Retype, word for word, each line between the lines holding "constexpr bool TWCHAIN" and "[[maybe_unused]] float *win_lds", inclusive, and leave the rest of the data alone.

::: Source material

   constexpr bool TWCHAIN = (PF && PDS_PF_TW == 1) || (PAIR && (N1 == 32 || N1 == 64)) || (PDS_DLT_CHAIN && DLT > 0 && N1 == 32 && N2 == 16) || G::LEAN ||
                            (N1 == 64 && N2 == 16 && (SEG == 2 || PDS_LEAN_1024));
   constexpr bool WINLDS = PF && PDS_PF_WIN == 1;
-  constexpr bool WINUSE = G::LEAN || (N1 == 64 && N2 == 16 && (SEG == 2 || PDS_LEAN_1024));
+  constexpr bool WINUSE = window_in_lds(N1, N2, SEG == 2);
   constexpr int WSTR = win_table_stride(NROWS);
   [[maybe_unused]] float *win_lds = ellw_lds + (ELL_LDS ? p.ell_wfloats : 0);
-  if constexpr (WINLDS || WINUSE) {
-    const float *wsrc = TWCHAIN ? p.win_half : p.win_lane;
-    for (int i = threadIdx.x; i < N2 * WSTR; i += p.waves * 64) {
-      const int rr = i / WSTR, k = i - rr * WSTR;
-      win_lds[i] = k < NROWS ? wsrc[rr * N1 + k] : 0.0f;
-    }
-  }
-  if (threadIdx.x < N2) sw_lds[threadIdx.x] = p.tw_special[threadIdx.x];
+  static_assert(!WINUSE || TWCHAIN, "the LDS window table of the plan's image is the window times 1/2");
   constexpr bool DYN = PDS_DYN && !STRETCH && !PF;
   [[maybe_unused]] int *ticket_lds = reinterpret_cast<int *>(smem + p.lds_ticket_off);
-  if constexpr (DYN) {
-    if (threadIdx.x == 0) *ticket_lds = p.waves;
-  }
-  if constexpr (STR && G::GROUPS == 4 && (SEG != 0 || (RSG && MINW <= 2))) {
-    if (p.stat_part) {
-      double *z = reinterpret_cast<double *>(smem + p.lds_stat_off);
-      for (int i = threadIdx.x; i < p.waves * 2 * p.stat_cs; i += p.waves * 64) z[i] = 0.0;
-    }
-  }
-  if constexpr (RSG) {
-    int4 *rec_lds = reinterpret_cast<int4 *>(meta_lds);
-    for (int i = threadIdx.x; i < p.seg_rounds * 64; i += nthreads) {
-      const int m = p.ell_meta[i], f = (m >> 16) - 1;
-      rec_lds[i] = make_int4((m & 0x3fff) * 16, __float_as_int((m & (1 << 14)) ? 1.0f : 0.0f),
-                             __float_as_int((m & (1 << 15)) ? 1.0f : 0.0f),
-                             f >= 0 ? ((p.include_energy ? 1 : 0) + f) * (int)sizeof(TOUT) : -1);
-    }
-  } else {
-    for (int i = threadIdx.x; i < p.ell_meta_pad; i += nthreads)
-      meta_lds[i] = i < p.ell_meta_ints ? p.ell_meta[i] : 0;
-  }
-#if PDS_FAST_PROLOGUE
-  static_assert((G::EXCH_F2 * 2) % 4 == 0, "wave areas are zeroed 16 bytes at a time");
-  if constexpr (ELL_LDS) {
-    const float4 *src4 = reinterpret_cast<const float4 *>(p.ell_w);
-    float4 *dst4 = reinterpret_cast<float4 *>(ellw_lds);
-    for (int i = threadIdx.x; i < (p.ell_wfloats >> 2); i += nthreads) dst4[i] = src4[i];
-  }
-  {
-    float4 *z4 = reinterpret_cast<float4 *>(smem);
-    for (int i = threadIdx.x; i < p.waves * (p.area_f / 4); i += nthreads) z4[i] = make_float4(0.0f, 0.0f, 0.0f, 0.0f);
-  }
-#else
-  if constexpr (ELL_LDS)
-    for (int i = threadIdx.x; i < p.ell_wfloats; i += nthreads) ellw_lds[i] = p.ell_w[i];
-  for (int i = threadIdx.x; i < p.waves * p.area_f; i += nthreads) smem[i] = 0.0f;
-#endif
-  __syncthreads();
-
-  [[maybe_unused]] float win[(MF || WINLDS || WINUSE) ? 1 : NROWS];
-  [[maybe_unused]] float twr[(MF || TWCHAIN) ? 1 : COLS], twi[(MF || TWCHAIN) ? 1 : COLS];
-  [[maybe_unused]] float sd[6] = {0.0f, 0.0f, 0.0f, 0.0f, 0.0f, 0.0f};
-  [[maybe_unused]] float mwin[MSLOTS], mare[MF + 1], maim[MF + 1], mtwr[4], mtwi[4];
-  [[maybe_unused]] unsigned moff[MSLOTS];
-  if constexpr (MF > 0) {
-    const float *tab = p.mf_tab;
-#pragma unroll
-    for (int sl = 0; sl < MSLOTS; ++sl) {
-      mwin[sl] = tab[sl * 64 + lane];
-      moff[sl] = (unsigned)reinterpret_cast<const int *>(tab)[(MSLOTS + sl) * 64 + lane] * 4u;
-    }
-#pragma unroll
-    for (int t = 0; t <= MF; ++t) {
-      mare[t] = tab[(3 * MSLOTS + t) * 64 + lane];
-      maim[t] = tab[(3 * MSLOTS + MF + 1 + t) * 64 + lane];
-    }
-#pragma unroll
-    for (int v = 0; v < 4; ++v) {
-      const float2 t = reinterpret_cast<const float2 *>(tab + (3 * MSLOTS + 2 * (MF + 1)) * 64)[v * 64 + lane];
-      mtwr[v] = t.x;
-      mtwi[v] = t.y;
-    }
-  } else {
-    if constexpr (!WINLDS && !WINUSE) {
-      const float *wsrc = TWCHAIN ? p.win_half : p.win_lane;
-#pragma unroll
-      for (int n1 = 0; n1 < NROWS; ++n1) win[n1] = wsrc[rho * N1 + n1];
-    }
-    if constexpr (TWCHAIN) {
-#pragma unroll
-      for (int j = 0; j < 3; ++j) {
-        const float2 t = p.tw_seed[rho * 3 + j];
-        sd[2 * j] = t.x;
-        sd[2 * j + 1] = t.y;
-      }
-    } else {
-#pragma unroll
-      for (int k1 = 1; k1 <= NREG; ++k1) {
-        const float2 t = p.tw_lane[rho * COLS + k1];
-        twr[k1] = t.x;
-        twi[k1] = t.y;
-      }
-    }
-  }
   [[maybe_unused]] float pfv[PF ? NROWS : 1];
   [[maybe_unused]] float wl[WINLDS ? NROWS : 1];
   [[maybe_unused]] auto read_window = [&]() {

::::::
::: Source material

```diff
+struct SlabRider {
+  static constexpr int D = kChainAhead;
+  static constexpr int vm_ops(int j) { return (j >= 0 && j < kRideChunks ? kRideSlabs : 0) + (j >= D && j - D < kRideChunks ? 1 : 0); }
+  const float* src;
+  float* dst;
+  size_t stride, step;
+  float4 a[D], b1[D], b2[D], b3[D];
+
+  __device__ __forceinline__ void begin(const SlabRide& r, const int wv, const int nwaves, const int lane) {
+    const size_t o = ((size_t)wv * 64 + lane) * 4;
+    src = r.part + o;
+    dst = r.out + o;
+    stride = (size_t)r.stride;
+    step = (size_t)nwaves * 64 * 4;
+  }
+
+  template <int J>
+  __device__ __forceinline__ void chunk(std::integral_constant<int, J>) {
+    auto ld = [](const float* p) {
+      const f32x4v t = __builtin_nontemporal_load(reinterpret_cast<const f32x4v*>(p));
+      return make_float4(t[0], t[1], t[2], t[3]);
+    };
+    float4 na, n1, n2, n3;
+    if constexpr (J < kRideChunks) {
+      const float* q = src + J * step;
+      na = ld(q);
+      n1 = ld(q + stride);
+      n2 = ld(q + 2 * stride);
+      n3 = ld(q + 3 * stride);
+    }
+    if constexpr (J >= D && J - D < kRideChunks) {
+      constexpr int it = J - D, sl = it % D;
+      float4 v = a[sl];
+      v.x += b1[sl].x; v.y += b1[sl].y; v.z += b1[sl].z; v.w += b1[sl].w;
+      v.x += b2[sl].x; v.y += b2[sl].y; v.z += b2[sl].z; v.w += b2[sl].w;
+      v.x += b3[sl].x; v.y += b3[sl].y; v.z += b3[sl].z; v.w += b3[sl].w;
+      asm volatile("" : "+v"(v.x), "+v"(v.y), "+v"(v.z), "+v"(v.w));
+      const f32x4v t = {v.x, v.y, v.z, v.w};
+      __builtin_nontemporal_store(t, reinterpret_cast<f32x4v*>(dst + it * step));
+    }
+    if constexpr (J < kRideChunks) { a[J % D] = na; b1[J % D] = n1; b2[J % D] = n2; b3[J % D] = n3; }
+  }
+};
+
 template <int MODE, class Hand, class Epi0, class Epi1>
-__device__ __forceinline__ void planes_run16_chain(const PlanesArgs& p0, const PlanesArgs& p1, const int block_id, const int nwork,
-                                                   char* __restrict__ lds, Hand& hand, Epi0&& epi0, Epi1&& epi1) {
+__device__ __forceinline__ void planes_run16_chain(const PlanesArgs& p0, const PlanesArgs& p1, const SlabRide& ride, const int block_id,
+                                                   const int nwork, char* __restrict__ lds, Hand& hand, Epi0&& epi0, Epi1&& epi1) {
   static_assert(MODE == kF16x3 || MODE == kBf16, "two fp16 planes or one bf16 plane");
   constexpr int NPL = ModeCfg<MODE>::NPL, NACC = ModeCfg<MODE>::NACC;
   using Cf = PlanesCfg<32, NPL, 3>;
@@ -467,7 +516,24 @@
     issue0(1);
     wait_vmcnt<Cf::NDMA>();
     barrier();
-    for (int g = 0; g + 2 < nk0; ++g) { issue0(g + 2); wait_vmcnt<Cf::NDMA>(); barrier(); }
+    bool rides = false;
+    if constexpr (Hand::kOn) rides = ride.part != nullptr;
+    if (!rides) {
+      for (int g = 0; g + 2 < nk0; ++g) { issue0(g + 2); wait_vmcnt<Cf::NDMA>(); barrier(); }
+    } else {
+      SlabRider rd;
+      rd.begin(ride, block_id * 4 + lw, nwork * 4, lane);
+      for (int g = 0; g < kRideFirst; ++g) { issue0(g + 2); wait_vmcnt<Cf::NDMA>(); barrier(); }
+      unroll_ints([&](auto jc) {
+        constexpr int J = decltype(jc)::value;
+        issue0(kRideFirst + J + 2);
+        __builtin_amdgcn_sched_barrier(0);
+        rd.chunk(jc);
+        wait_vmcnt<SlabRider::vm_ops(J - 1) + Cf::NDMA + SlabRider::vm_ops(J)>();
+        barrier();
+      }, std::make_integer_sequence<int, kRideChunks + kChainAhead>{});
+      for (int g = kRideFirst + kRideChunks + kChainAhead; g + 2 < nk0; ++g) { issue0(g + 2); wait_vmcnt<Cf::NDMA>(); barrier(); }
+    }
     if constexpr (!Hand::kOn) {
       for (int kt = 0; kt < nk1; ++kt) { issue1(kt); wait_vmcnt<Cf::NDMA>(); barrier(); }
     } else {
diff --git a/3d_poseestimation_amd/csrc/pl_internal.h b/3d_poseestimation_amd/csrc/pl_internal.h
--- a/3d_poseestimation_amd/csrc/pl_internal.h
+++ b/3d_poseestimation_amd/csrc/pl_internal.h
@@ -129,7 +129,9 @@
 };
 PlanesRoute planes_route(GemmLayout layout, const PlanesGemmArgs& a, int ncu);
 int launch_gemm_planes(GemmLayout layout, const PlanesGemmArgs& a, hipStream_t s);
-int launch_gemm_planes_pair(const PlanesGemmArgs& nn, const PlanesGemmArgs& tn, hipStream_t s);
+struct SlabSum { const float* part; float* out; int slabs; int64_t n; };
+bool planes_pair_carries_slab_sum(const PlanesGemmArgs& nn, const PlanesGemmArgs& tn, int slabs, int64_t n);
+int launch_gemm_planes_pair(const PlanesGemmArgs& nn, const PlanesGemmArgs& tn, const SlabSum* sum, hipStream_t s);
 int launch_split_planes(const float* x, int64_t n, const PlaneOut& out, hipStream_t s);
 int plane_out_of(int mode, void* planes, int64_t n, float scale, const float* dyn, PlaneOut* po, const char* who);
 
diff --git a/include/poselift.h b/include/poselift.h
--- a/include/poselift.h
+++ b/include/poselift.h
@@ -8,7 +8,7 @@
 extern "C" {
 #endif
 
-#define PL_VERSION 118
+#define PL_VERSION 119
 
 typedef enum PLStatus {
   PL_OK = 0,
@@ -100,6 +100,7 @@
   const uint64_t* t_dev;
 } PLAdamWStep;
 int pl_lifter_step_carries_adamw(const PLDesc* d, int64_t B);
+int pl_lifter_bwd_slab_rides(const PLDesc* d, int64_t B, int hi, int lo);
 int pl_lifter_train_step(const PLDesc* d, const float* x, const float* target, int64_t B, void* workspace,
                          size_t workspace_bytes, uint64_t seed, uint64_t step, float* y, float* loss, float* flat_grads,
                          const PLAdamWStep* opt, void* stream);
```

::::::

> **Answer section**
   constexpr bool TWCHAIN = (PF && PDS_PF_TW == 1) || (PAIR && (N1 == 32 || N1 == 64)) || (PDS_DLT_CHAIN && DLT > 0 && N1 == 32 && N2 == 16) || G::LEAN ||
                            (N1 == 64 && N2 == 16 && (SEG == 2 || PDS_LEAN_1024));
   constexpr bool WINLDS = PF && PDS_PF_WIN == 1;
-  constexpr bool WINUSE = G::LEAN || (N1 == 64 && N2 == 16 && (SEG == 2 || PDS_LEAN_1024));
+  constexpr bool WINUSE = window_in_lds(N1, N2, SEG == 2);
   constexpr int WSTR = win_table_stride(NROWS);
   [[maybe_unused]] float *win_lds = ellw_lds + (ELL_LDS ? p.ell_wfloats : 0);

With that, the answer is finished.